Doch reicht ein Auftritt für das EM-Ticket? „Er hat’s auf jeden Fall wahrscheinlicher gemacht“, sagte Nagelsmann am Montag. Nur hat Beier ein Problem. Eigentlich gibt es in der deutschen Auswahl genügend Offensivspieler. Jamal Musiala, Florian Wirtz, İlkay Gündoğan, Leroy Sané, Chris Führich, Kai Havertz, Thomas Müller, Niclas Füllkrug, Deniz Undav: Die Liste derer, die im Zweifel vorher eingewechselt werden oder von Anfang an spielen, ist lang. Auch wenn er jugendliche Frische mitbringt: Für Beier ist diese Liste vielleicht zu lang. Und was ist, wenn man im späteren Turnierverlauf einen defensiven Spieler braucht, um ein Ergebnis abzusichern? Wäre dann nicht Robin Koch besser?

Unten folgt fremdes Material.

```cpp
std::shared_ptr<Communicator::GroupPlan> Communicator::prepareGroup(
  const GroupItem* items,
  size_t nItems,
  int dtype,
  int* rcOut)
{
    int rcLocal = FB_OK;
    int& rc = rcOut ? *rcOut : rcLocal;
    rc = FB_OK;
    const size_t esize = fbDtypeSize(dtype);
    if (esize == 0) {
        rc = FB_E_INVALID;
        return nullptr;
    }
    bindDevice();
    auto plan = std::make_shared<GroupPlan>();
    plan->dtype = dtype;
    plan->device = device_;
    plan->items = nItems;
    for (size_t begin = 0; begin < nItems; begin += GROUP_ITEMS_PER_LAUNCH) {
        const size_t cnt = std::min(GROUP_ITEMS_PER_LAUNCH, nItems - begin);
        SegBuild sb;
        rc = buildGroupSegs(*this, items + begin, cnt, esize, sb);
        if (rc != FB_OK) {
            return nullptr;
        }
        GroupLaunch l;
        l.nSegs = (uint32_t)sb.segs.size();
        l.totalChunks = sb.totalChunks;
        l.vecsPerRank = sb.vecsPerRank;
        l.bytes = sb.bytes;
        const size_t tb = std::max<size_t>(sb.segs.size(), 1) * sizeof(fb::GroupSeg);
        if (loop_) {
            plan->hostTables = true;
            l.dSegs = (fb::GroupSeg*)::malloc(tb);
            if (!sb.segs.empty()) {
                memcpy(l.dSegs, sb.segs.data(), sb.segs.size() * sizeof(fb::GroupSeg));
            }
            plan->launches.push_back(l);
            continue;
        }
        if (cudaMalloc((void**)&l.dSegs, tb) != cudaSuccess) {
            cudaGetLastError();
            rc = FB_E_CUDA;
            return nullptr;
        }
        plan->launches.push_back(l);
        if (!sb.segs.empty() &&
            cudaMemcpy(l.dSegs, sb.segs.data(), sb.segs.size() * sizeof(fb::GroupSeg), cudaMemcpyHostToDevice) !=
              cudaSuccess) {
            cudaGetLastError();
            rc = FB_E_CUDA;
            return nullptr;
        }
    }
    return plan;
}

static int groupGrid(const CommConfig& cfg, int nranks, uint64_t vecsPerRank)
{
    const int slots = nranks == 1 ? 2 * FB_NUM_SMS : FB_MAX_BLOCKS / cfg.channels;
    const int cap = std::min(slots, cfg.groupBlocks > 0 ? cfg.groupBlocks : (nranks == 1 ? 2 * FB_NUM_SMS : 128));
    const uint64_t warps = (uint64_t)cfg.threads / 32;
    const uint64_t chunks = (vecsPerRank + fb::fbGroupChunkVecs(nranks) - 1) / fb::fbGroupChunkVecs(nranks);
    const uint64_t want = (chunks + warps * 2 - 1) / (warps * 2);
    return (int)std::clamp<uint64_t>(want, 1, (uint64_t)cap);
}

int Communicator::launchGroup(const GroupLaunch& l, int dtype, int op, int flags, cudaStream_t s)
{
    const int n = dev_.nranks;
    const bool ss = streamSync_ && !(flags & FB_FLAG_NOSYNC) && n > 1;
    fb::GroupArgs a;
    memset(&a, 0, sizeof(a));
    a.comm = devFor(flags);
    a.segs = l.dSegs;
    a.nSegs = l.nSegs;
    a.totalChunks = l.totalChunks;
    a.noSync = ((flags & FB_FLAG_NOSYNC) || ss || n == 1) ? 1 : 0;
    if (ss && streamBarrier(flags, s) != FB_OK) {
        return FB_E_CUDA;
    }
    if (k_->group(a, dtype, op, groupGrid(cfg_, n, l.vecsPerRank), cfg_.threads, s) != cudaSuccess) {
        return FB_E_CUDA;
    }
    if (ss && streamBarrier(flags, s) != FB_OK) {
        return FB_E_CUDA;
    }
    stats_.launches++;
    stats_.bytes += l.bytes;
    stats_.algoCount[FB_ALGO_TWOSHOT]++;
    return FB_OK;
}

int Communicator::allReduceGroup(const GroupPlan& plan, int op, int flags, cudaStream_t s)
{
    NvtxRange nvtxRange("fb::allReduceGroup");
    const fb::ReduceLaunchers* L = fb::findReduceLaunchers(plan.dtype, op);
    if (L == nullptr || L->group == nullptr) {
        return FB_E_UNSUPPORTED;
    }
    bindDevice();
    for (const auto& l : plan.launches) {
        int rc = launchGroup(l, plan.dtype, op, flags, s);
        if (rc != FB_OK) {
            return rc;
        }
    }
    lastAlgo_ = FB_ALGO_TWOSHOT;
    return FB_OK;
}

int Communicator::allReduceMany(const GroupItem* items,
                                size_t nItems,
                                int dtype,
                                int op,
                                int flags,
                                cudaStream_t s)
{
    NvtxRange nvtxRange("fb::allReduceMany");
    const size_t esize = fbDtypeSize(dtype);
    const fb::ReduceLaunchers* L = fb::findReduceLaunchers(dtype, op);
    if (esize == 0) {
        return FB_E_INVALID;
    }
    if (L == nullptr) {
        return FB_E_UNSUPPORTED;
    }
    bindDevice();
    for (size_t begin = 0; begin < nItems; begin += GROUP_ITEMS_PER_LAUNCH) {
        const size_t cnt = std::min(GROUP_ITEMS_PER_LAUNCH, nItems - begin);
        SegBuild sb;
        int rc = (L->group != nullptr) ? buildGroupSegs(*this, items + begin, cnt, esize, sb)
                                       : FB_E_UNSUPPORTED;
        if (rc != FB_OK) {
            for (size_t i = begin; i < begin + cnt; i++) {
                int f = flags;
                if (!inHeap(items[i].send, items[i].count * esize)) {
                    f &= ~FB_FLAG_SYMMETRIC;
                }
                int r2 = allReduce(items[i].send, items[i].recv, items[i].count, dtype, op, FB_ALGO_AUTO, f, s);
                if (r2 != FB_OK) {
                    return r2;
                }
            }
            continue;
        }
        GroupLaunch l;
        l.dSegs = sb.segs.data();
        l.nSegs = (uint32_t)sb.segs.size();
        l.totalChunks = sb.totalChunks;
        l.vecsPerRank = sb.vecsPerRank;
        l.bytes = sb.bytes;
        ManySlot* slot = nullptr;
        if (!loop_) {
            if (manySlots_.empty()) {
                manySlots_.resize(8);
            }
            auto& slotPtr = manySlots_[manyNext_++ % manySlots_.size()];
            if (!slotPtr) {
                slotPtr = std::make_shared<ManySlot>();
                slotPtr->device = device_;
                if (cudaMalloc((void**)&slotPtr->dSegs, FB_GROUP_MAX_SEGS * sizeof(fb::GroupSeg)) != cudaSuccess ||
                    cudaHostAlloc((void**)&slotPtr->hSegs, FB_GROUP_MAX_SEGS * sizeof(fb::GroupSeg), cudaHostAllocDefault) !=
                      cudaSuccess ||
                    cudaEventCreateWithFlags(&slotPtr->ev, cudaEventDisableTiming) != cudaSuccess) {
// ... 716 lines not shown
```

Tendenz: Obwohl er in der Reihenfolge erst der zehnte Offensivspieler ist, kann sich Beier große EM-Chancen ausmalen.

Nagelsmann könnte die Entscheidung auch abgenommen werden. Denn immer wieder ist es so, dass sich noch ein Turnierkandidat kurz vor dem Auftakt verletzt – so wie bei Marco Reus vor der WM 2014 in Brasilien. So tragisch das für den Ex-BVB-Star war, dem Turniererfolg hatte das nicht geschadet. Bislang zeichnet sich das jedoch bei dieser Heim-EM noch nicht ab.

Der Bundestrainer könnte aber auch zu einer kreativeren und unwahrscheinlichen Lösung greifen. Die beiden Backup-Außenverteidiger Benjamin Henrichs und David Raum waren die einzigen (nicht gesperrten) Feldspieler, die sich gegen die Ukraine nicht zeigen konnten. Besonders Henrichs kann auf beiden Seiten spielen, theoretisch könnte man Raum also vielleicht auch streichen.

Tendenz: Es ist höchst unwahrscheinlich, dass Nagelsmann diese Option wählt. Denn ohne Außenverteidiger-Backups lässt sich im Training nur schwierig elf gegen elf trainieren.